So why DID Boris miss Rishi's Budget-replacing Winter Plan?

So why DID Boris miss Rishi’s Budget-replacing Winter Plan? Downing Street denies there is a rift between No10 and No11 as Prime Minister skips economic update and instead poses for pictures in police cars

  • Chancellor unveiled the successor to the furlough scheme in Commons at noon
  • But at the time PM was 70 miles away meting police in Northamptonshire 
  • Downing Street insisted there was ‘absolutely not’ a problem between the men

Downing Street was forced to deny a rift between Boris Johnson and Rishi Sunak today after the Prime Minister was notably absent from the Chancellor’s key economic update.

While his economic chief was explaining the successor to the furlough scheme, Mr Johnson was more than 70 miles away in Northampton at a police training centre, posing for pictures in squad cars.

Downing Street denied speculation about a rift between at the top of Government, insisting there was ‘absolutely not’ a problem between Mr Johnson and Mr Sunak.

But it will add fuel to suggestions that all is not well between No 10 and No11. Mr Sunak’s assured public displays have led him to be seen as a major candidate to replace the Prime Minister, who has seen his personal popularity nosedive during the coronavirus crisis.

The hawkish Chancellor, who has warned about the dramatic consequences of closing Britain down too far,  is also seen as having got his own way over many new measures, including ending furlough and introducing a light-tough new lockdown featuring a minor pub curfew.

Asked why he was not sat behind the Chancellor during Thursday’s economic statement, the Prime Minister said: ‘Of course, I fully support the package of measures that we’ve jointly drawn up. 

While his economic chief was explaining the successor to the furlough scheme, Mr Johnson was at a police training centre, posing for pictures 

Downing Street denied speculation about a rift between at the top of Government, insisting there was ‘absolutely not’ a problem between Mr Johnson and Mr Sunak

‘What I’m doing today is setting out the vital corollary of those measures.

‘They won’t help unless everybody works together, we all work together, to drive the virus down and the way we can do that is to follow the guidance, the rule of six, stay spaced, make sure you self-isolate if you’re contacted by NHS Test and Trace – £500 if you do, £10,000 fine if you don’t.

‘A £200 fine for not wearing a mask in the right place, a £10,000 fine potentially if you organise a gathering of more than 30 – these are very considerable fines and it is important that everybody works together to, as I say, drive the virus down now – stitch in time saves nine – and protect the economy.’

The Prime Minister was at Northamptonshire Police HQ to meet new police recruits.
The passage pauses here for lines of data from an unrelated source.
# chhylp123/hifiasm

Measured on AMD Instinct MI355X. Metric: read-pair overlaps/sec (sum ol->length / (ha_pt_gen + all-reads h_ec_lchain pass)), higher is better.
Workload: dtype u64 hashing / int32 + f64 chain scores

## Files before the change

### hifiasm_amd/csrc/hao_capi.hip

```cpp
#include <algorithm>
#include <cmath>
#include <cstring>
#include "hao_ctx.hpp"
#include "hao_sketch.cuh"
#include "hao_select2.cuh"
#include "hao_host.hpp"
#include "hao_index.cuh"
#include "hao_query.cuh"
#include "hao_chain.cuh"
#include "hao_deliver.cuh"
#include "hao_comm.hpp"
#include "hao_gather.hpp"
#include "hao_pipeline.hpp"
#include "hao_tables.hpp"
#include "hao_batch.hpp"
#include "hao_files.hpp"

extern "C" {

void hao_opt_default(hao_opt_t *o)
{
	memset(o, 0, sizeof(*o));
	o->k = 51; o->w = 51; o->hpc = 1; o->sample_dist = 500; o->rewin = 1000; o->min_hist_cnt = 5;
	o->max_kmer_cnt = 2000; o->max_n_chain = 100; o->high_factor = 5.0; o->is_ont = 0; o->hg_size = -1;
}

int hao_create(int device, const hao_opt_t *opt, hao_ctx **out)
{
	*out = nullptr;
	int n = 0;
	if (hipGetDeviceCount(&n) != hipSuccess || n <= 0 || device >= n) return HAO_ENODEV;
	if (hipSetDevice(device) != hipSuccess) return HAO_ENODEV;
	if (!opt || opt->k <= 0 || opt->k > 63 || opt->w <= 0 || opt->w >= 256) return HAO_EINVAL;
	hao_ctx *c = new hao_ctx();
	c->device = device; c->opt = *opt; c->max_n_chain = opt->max_n_chain; c->sw.load();
	{ int ncu = 0; if (hipDeviceGetAttribute(&ncu, hipDeviceAttributeMultiprocessorCount, device) == hipSuccess && ncu > 0) c->n_cu = ncu; }
	{
		int lo_ = 0, hi_ = 0; (void)hipDeviceGetStreamPriorityRange(&lo_, &hi_);
		if (hipStreamCreateWithPriority(&c->stream, hipStreamDefault, lo_) != hipSuccess) { delete c; return HAO_ENODEV; }
	}
	if (hipHostMalloc((void**)&c->peek_h, HAO_PEEK_WORDS * 8, hipHostMallocMapped) != hipSuccess || hipHostGetDevicePointer((void**)&c->peek_d, c->peek_h, 0) != hipSuccess) { (void)hipStreamDestroy(c->stream); delete c; return HAO_ENOMEM; }
	memset(c->ft_hist, 0, sizeof(c->ft_hist)); memset(c->pt_hist, 0, sizeof(c->pt_hist));
	*out = c;
	return HAO_OK;
}

void hao_destroy(hao_ctx *c)
{
	if (!c) return;
	(void)hipSetDevice(c->device);
	(void)hipStreamSynchronize(c->stream);
	delete c->batch; c->batch = nullptr;
	if (c->comm) { if (c->comm->nccl) ncclCommDestroy(c->comm->nccl); delete c->comm; c->comm = nullptr; }
	const hipStream_t st = c->stream; unsigned long long *const peek_h = c->peek_h;
	delete c;
	(void)hipStreamDestroy(st);
	if (peek_h) (void)hipHostFree(peek_h);
}

const char *hao_last_error(const hao_ctx *c) { return c ? c->err.c_str() : "null ctx"; }

#define HAO_NOT_ON_VIEW(c, what) do { if ((c)->owner) { hao_set_err((c), what ": not on an attached batch context (hao_attach)"); return HAO_EINVAL; } } while (0)

int hao_attach(hao_ctx *o, hao_ctx **out)
{
	if (!o || !out) return HAO_EINVAL;
	*out = nullptr;
	if (o->owner) { hao_set_err(o, "hao_attach: attach to the owning engine, not to another view"); return HAO_EINVAL; }
	hao_ctx *c = nullptr;
	if (int rc = hao_create(o->device, &o->opt, &c)) return rc;
	c->owner = o; c->attached_gen = ~0ULL;
	*out = c;
	return HAO_OK;
}
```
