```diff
diff --git a/candle_birefnet_amd/csrc/kernels/gemm_f32.hip b/candle_birefnet_amd/csrc/kernels/gemm_f32.hip
--- a/candle_birefnet_amd/csrc/kernels/gemm_f32.hip
+++ b/candle_birefnet_amd/csrc/kernels/gemm_f32.hip
@@ -302,7 +302,8 @@
         if (p.c_planes && (p.c_planes != p.planes || p.splitk > 1 || p.R || p.N % 32 || p.ldc % 16 || p.c_coff % 32)) return hipErrorInvalidValue;
     }
     hipError_t e;
-    if (p.planes > 0 && p.Wp && (p.mode == GEMM_DENSE || p.mode == GEMM_CONV_NHWC)) e = launch_gemm_split(p, pl.cfg, s);
+    if (gemm_wstat_split_eligible(p)) e = launch_gemm_wstat_split(p, s);
+    else if (p.planes > 0 && p.Wp && (p.mode == GEMM_DENSE || p.mode == GEMM_CONV_NHWC)) e = launch_gemm_split(p, pl.cfg, s);
     else if (deform_split) e = launch_gemm_split(p, deform_cfg, s);
     else if (pl.cfg == 0) e = launch_cfg<128, 128, 2, 2>(p, s);
     else if (pl.cfg == 1) e = launch_cfg<128, 64, 2, 2>(p, s);
diff --git a/candle_birefnet_amd/csrc/kernels/wstat_split_gemm.hip b/candle_birefnet_amd/csrc/kernels/wstat_split_gemm.hip
--- /dev/null
+++ b/candle_birefnet_amd/csrc/kernels/wstat_split_gemm.hip
@@ -0,0 +1,201 @@
+#include "../brn_kernels.h"
+#include "gemm_common.h"
+#include <atomic>
+#include <cstdlib>
+
+namespace brn {
+
+__device__ __forceinline__ int wss_slot(int r, int c) { return (r >> 1) * 256 + (((((r & 1) << 3) | c) ^ ((r >> 1) & 15)) << 4); }
+__device__ __forceinline__ void wss_blds16(__amdgpu_buffer_rsrc_t rsrc, unsigned voff, int soff, void* lds_dst) {
+    __builtin_amdgcn_raw_ptr_buffer_load_lds(rsrc, (__attribute__((address_space(3))) void*)lds_dst, 16, voff, soff, 0, 0);
+}
+template <int N> __device__ __forceinline__ void wss_wait_vmcnt() { asm volatile("s_waitcnt vmcnt(%0)" ::"n"(N) : "memory"); }
+
+template <int N, int S> __device__ __forceinline__ void wss_wait_vmcnt_k(int k) {
+    if (k >= 2) wss_wait_vmcnt<N + 2 * S>(); else if (k == 1) wss_wait_vmcnt<N + S>(); else wss_wait_vmcnt<N>();
+}
+template <int AHEAD, int NI, int S>
+__device__ __forceinline__ void wss_wait_landed(int n, int k) {
+    static_assert(AHEAD >= 1 && AHEAD <= 2 && AHEAD * NI + 2 * S <= 63, "vmcnt is a 6-bit counter");
+    if (n <= 0) { wss_wait_vmcnt<0>(); return; }
+    if constexpr (AHEAD == 2) { if (n >= 2) { wss_wait_vmcnt_k<2 * NI, S>(k); return; } }
+    wss_wait_vmcnt_k<NI, S>(k);
+}
+
+template <int KT, int NW, int WGPC, int NBUF, bool H>
+__global__ void __launch_bounds__(NW * 64, (NW * WGPC + 3) / 4) gemm_wstat_split_kernel(const GemmParams p) {
+    constexpr int WBM = 32, WBN = 192, SUB = WBM * 128;
+    constexpr int ABUF = KT * SUB;
+    constexpr int CPW = WBN / NW, NB = CPW / 16;
+    constexpr int NI = 4 * KT / NW;
+    constexpr int NT = NW * 64, CH_ROW = WBN / 4;
+    constexpr int PASSES = NT >= 384 ? 1 : 2, LPR = NT * PASSES / WBM, CPL = CH_ROW / LPR;
+    static_assert(CPW * NW == WBN && NB * 16 == CPW && NI * NW == 4 * KT && LPR * CPL == CH_ROW && LPR * WBM == NT * PASSES, "geometry");
+    static_assert(ABUF >= WBM * WBN * 4, "the fp32 C tile must fit the A buffer it replaces");
+    __shared__ __attribute__((aligned(1024))) char smem[NBUF * ABUF];
+    const int tid = threadIdx.x, lane = tid & 63;
+    const int wave = __builtin_amdgcn_readfirstlane(tid >> 6);
+    const int G = p.N / WBN, T = (p.M + WBM - 1) / WBM;
+    const int xcd = blockIdx.x & 7, li = blockIdx.x >> 3, nw = ((int)gridDim.x >> 3) / G;
+    const int grp = li % G, wk = li / G;
+    const int t_lo = (int)((long)T * xcd / 8), t_hi = (int)((long)T * (xcd + 1) / 8);
+    if (wk >= nw || t_lo + wk >= t_hi) return;
+    const int n0 = grp * WBN + wave * CPW;
+    bf16x8 wfr[NB][KT][2];
+    {
+        const char* wp = reinterpret_cast<const char*>(p.Wp) + ((long)(n0 + (lane & 15)) * KT * 2) * 64 + (lane >> 4) * 16;
+#pragma unroll
+        for (int j = 0; j < NB; ++j)
+#pragma unroll
+            for (int kt = 0; kt < KT; ++kt)
+#pragma unroll
+                for (int pl = 0; pl < 2; ++pl) wfr[j][kt][pl] = *reinterpret_cast<const bf16x8*>(wp + ((long)(16 * j * KT + kt) * 2 + pl) * 64);
+    }
+    const int er = tid / LPR, ec = tid - er * LPR;
+    EpiCols cols[CPL];
+#pragma unroll
+    for (int k = 0; k < CPL; ++k) {
+        cols[k].split = false; cols[k].vec = true; cols[k].part = nullptr;
+        cols[k].sc = f32x4{1.f, 1.f, 1.f, 1.f}; cols[k].sh = zero4();
+        cols[k].bias = p.bias ? *reinterpret_cast<const f32x4*>(p.bias + grp * WBN + (ec + LPR * k) * 4) : zero4();
+    }
+#pragma unroll
+    for (int j = 0; j < NB; ++j)
+#pragma unroll
+        for (int kt = 0; kt < KT; ++kt)
+#pragma unroll
+            for (int pl = 0; pl < 2; ++pl) asm volatile("" : "+v"(wfr[j][kt][pl]));
+#pragma unroll
+    for (int k = 0; k < CPL; ++k) asm volatile("" : "+v"(cols[k].bias));
+    const float* Ab = p.A;
+    auto issue = [&](int t, char* buf) {
+        const int m0 = t * WBM;
+        __amdgpu_buffer_rsrc_t rs = __builtin_amdgcn_make_buffer_rsrc(const_cast<float*>(Ab + (long)m0 * p.lda), 0, 0x7fffffff, 0x00020000);
+#pragma unroll
+        for (int j = 0; j < NI; ++j) {
+            const int q = wave + NW * j, piece = q >> 2, ii = q & 3;
+            const int pr = 4 * ii + (lane >> 4), qs = (lane & 15) ^ (pr & 15);
+            const int row = 2 * pr + (qs >> 3);
+            const unsigned ro = (unsigned)((min(m0 + row, p.M - 1) - m0) * p.lda * 4) + (unsigned)((qs & 7) * 16);
+            wss_blds16(rs, ro, piece * 128, buf + piece * SUB + ii * 1024);
+        }
+    };
+    int a_foff[2][2];
+#pragma unroll
+    for (int i = 0; i < 2; ++i)
+#pragma unroll
+        for (int pl = 0; pl < 2; ++pl) a_foff[i][pl] = wss_slot(16 * i + (lane & 15), 4 * pl + (lane >> 4));
+
+    auto mfma_tile = [&](const char* buf, f32x4 (&acc)[2][NB]) {
+#pragma unroll
+        for (int i = 0; i < 2; ++i)
+#pragma unroll
+            for (int j = 0; j < NB; ++j) acc[i][j] = zero4();
+#pragma unroll
+        for (int kt = 0; kt < KT; ++kt) {
+            bf16x8 af[2][2];
+#pragma unroll
+            for (int pl = 0; pl < 2; ++pl)
+#pragma unroll
+                for (int i = 0; i < 2; ++i) af[pl][i] = *reinterpret_cast<const bf16x8*>(buf + kt * SUB + a_foff[i][pl]);
+#pragma unroll
+            for (int pr = 0; pr < 3; ++pr) {
+                const int pa = pr == 1 ? 1 : 0, pb = pr == 0 ? 1 : 0;
+#pragma unroll
+                for (int j = 0; j < NB; ++j)
+#pragma unroll
+                    for (int i = 0; i < 2; ++i) {
+                        if constexpr (H) acc[i][j] = __builtin_amdgcn_mfma_f32_16x16x32_f16(__builtin_bit_cast(f16x8, wfr[j][kt][pb]), __builtin_bit_cast(f16x8, af[pa][i]), acc[i][j], 0, 0, 0);
+                        else acc[i][j] = __builtin_amdgcn_mfma_f32_16x16x32_bf16(wfr[j][kt][pb], af[pa][i], acc[i][j], 0, 0, 0);
+                    }
+            }
+        }
+    };
+    const int epi_ops = (p.c_planes || p.R) ? 2 : 1;
+    int t = t_lo + wk;
+    constexpr int AHEAD = NBUF - 1, S_EPI = PASSES * CPL;
+#pragma unroll
+    for (int a = 0; a < AHEAD; ++a)
+        if (t + a * nw < t_hi) issue(t + a * nw, smem + a * ABUF);
+    int bi = 0, prev_ops = 0;
+    for (; t < t_hi; t += nw) {
+        char* buf = smem + bi * ABUF;
+        const int bn = bi + AHEAD >= NBUF ? bi + AHEAD - NBUF : bi + AHEAD;
+        if (t + AHEAD * nw < t_hi) issue(t + AHEAD * nw, smem + bn * ABUF);
+        const int rem = (t_hi - 1 - t) / nw;
+        wss_wait_landed<AHEAD, NI, S_EPI>(rem < AHEAD ? rem : AHEAD, prev_ops);
+        __builtin_amdgcn_s_barrier();
+        f32x4 acc[2][NB];
+        mfma_tile(buf, acc);
+        asm volatile("s_waitcnt lgkmcnt(0)" ::: "memory");
+        __builtin_amdgcn_s_barrier();
+#pragma unroll
+        for (int i = 0; i < 2; ++i) {
+            const int row = 16 * i + (lane & 15);
+#pragma unroll
+            for (int j = 0; j < NB; ++j) {
+                const int ch = (wave * CPW + 16 * j) / 4 + (lane >> 4);
+                *reinterpret_cast<f32x4*>(buf + row * (WBN * 4) + ((ch ^ (row & 15)) << 4)) = acc[i][j];
+            }
+        }
+        asm volatile("s_waitcnt lgkmcnt(0)" ::: "memory");
+        __builtin_amdgcn_s_barrier();
+        const int m0 = t * WBM;
+#pragma unroll
+        for (int ps = 0; ps < PASSES; ++ps) {
+            const int row = er + ps * (WBM / PASSES), m = m0 + row;
+            if (m < p.M) {
+#pragma unroll
+                for (int k = 0; k < CPL; ++k) {
+                    const int ch = ec + LPR * k;
+                    const f32x4 v = *reinterpret_cast<const f32x4*>(buf + row * (WBN * 4) + ((ch ^ (row & 15)) << 4));
+                    epilogue_row<false, true>(p, cols[k], m, grp * WBN + ch * 4, v);
+                }
+            }
+        }
+        asm volatile("s_waitcnt lgkmcnt(0)" ::: "memory");
+        __builtin_amdgcn_s_barrier();
+        prev_ops = m0 + WBM <= p.M ? epi_ops : 0;
+        bi = bi + 1 == NBUF ? 0 : bi + 1;
+    }
+}
+
+constexpr int WSTAT_SPLIT_DEFAULT_MASK = 1, WSTAT_SPLIT_DEFAULT_MIN_M = 81920;
+static int wstat_split_mask() {
+    static const int v = getenv("BRN_WSTAT_SPLIT") ? atoi(getenv("BRN_WSTAT_SPLIT")) : WSTAT_SPLIT_DEFAULT_MASK;
+    return v;
+}
+static int wstat_split_min_m() {
+    static const int v = getenv("BRN_WSTAT_SPLIT_MIN_M") ? atoi(getenv("BRN_WSTAT_SPLIT_MIN_M")) : WSTAT_SPLIT_DEFAULT_MIN_M;
+    return v;
+}
+static std::atomic<long> g_wstat_split_launches{0};
+long gemm_wstat_split_launches() { return g_wstat_split_launches.load(); }
+
+static int wstat_split_wgpc(int K) { return K == 192 ? 2 : 1; }
+bool gemm_wstat_split_eligible(const GemmParams& p) {
+    if (!(p.K == 192 ? (wstat_split_mask() & 1) : p.K == 384 ? (wstat_split_mask() & 2) : 0)) return false;
+    return p.mode == GEMM_DENSE && p.Wp && p.planes == 2 && p.a_planes == 2 && p.splitk == 1 && p.M >= wstat_split_min_m() &&
+           p.N >= 192 && (p.N % 192) == 0 && p.N / 192 <= launch_cus() * wstat_split_wgpc(p.K) / 8 &&
+           !p.scale && !p.bbias && !p.a_bf16 && !p.c_bf16 && !p.trace && !p.abl && p.a_coff == 0 && (p.lda % 16) == 0 && p.lda >= p.K &&
+           ((p.ldc | p.c_coff) & 3) == 0 && (!p.R || ((p.ldr | p.r_coff) & 3) == 0) && (!p.bias || ((size_t)p.bias & 15) == 0) &&
+           (!p.c_planes || (p.c_planes == 2 && !p.R)) && (long)p.lda * 4 * 32 < 0x7fffffffL;
+}
+template <int KT, int NW, int WGPC, int NBUF>
+static hipError_t launch_wstat_split_k(const GemmParams& p, hipStream_t s) {
+    const int G = p.N / 192;
+    const int nw = (launch_cus() * WGPC / 8) / G;
+    if (nw < 1) return hipErrorInvalidValue;
+    const dim3 grid(8 * G * nw), block(NW * 64);
+    if (p.h2) hipLaunchKernelGGL((gemm_wstat_split_kernel<KT, NW, WGPC, NBUF, true>), grid, block, 0, s, p);
+    else hipLaunchKernelGGL((gemm_wstat_split_kernel<KT, NW, WGPC, NBUF, false>), grid, block, 0, s, p);
+    g_wstat_split_launches.fetch_add(1);
+    return hipGetLastError();
+}
+hipError_t launch_gemm_wstat_split(const GemmParams& p, hipStream_t s) {
+    if (!gemm_wstat_split_eligible(p)) return hipErrorInvalidValue;
+    if (p.K == 192) return launch_wstat_split_k<6, 4, 2, 2>(p, s);
+    return launch_wstat_split_k<12, 4, 1, 2>(p, s);
+}
+
+}
diff --git a/include/birefnet_hip.h b/include/birefnet_hip.h
--- a/include/birefnet_hip.h
+++ b/include/birefnet_hip.h
@@ -98,6 +98,7 @@
 brn_status brn_model_last_kernel_stats(brn_model* m, int n, int* launches, float* ms, double* flop,
                                        double* bytes, int* n_out);
 const char* brn_kernel_family_name(int f);
+int brn_wstat_split_launch_count(void);
 
 brn_status brn_swin_create(const brn_config* cfg , const brn_named_tensor* weights,
                            size_t n_weights, const char* prefix, int device_ordinal, brn_swin** out);
diff --git a/rust_shim/src/hip_ffi.rs b/rust_shim/src/hip_ffi.rs
--- a/rust_shim/src/hip_ffi.rs
+++ b/rust_shim/src/hip_ffi.rs
@@ -87,6 +87,7 @@
     pub fn brn_model_last_kernel_stats(m: *mut BrnModel, n: c_int, launches: *mut c_int, ms: *mut c_float, flop: *mut c_double,
                                        bytes: *mut c_double, n_out: *mut c_int) -> c_int;
     pub fn brn_kernel_family_name(f: c_int) -> *const c_char;
+    pub fn brn_wstat_split_launch_count() -> c_int;
     pub fn brn_swin_create(cfg: *const BrnConfig, weights: *const BrnNamedTensor, n_weights: size_t, prefix: *const c_char,
                            device_ordinal: c_int, out: *mut *mut BrnSwin) -> c_int;
     pub fn brn_swin_destroy(s: *mut BrnSwin);
```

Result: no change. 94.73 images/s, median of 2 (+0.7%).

He sat in one of the force’s new interceptor cars before heading to a sports hall where he watched some of the recruits practice first aid.

‘I should have my mask on shouldn’t I,’ the PM told one of the recruits as she delivered CPR to a dummy.

Mr Johnson’s visit came a few days after his speech in which he announced tougher punishments for those who flout the Covid-19 restrictions.

Asked what he would say to those who were about to lose their jobs due to coronavirus cutbacks, the PM said: ‘The Chancellor is being totally realistic with people about the prospects of the economy.

‘Things will be tough. What we’re saying to people who do the right thing – who self-isolate when they are contacted by NHS Test and Trace, they will get support – there’s £500 to support them.

‘But there’s also a £10,000 fine potentially if you don’t comply and it’s absolutely vital that we all work together now to get the R down, get the virus back under control and simultaneously allow education and the economy to continue.

‘That is the best thing for jobs and growth in this country.’

In June Tory MPs expressed concern about ‘growing cracks’ between Mr Johnson and the Chancellor amid Cabinet splits over post-Brexit economic policy and the UK’s tense relationship with China.

Differences between the two most powerful members of the Government came to a head last week in meetings about the security threat posed by Beijing and the scope of a new trade deal with Washington.

Sources also claimed that a rift has opened up over coronavirus strategy – although allies of both men insisted they are ‘on the same page’ in terms of managing a swift exit from the lockdown and avoiding austerity measures during the recovery.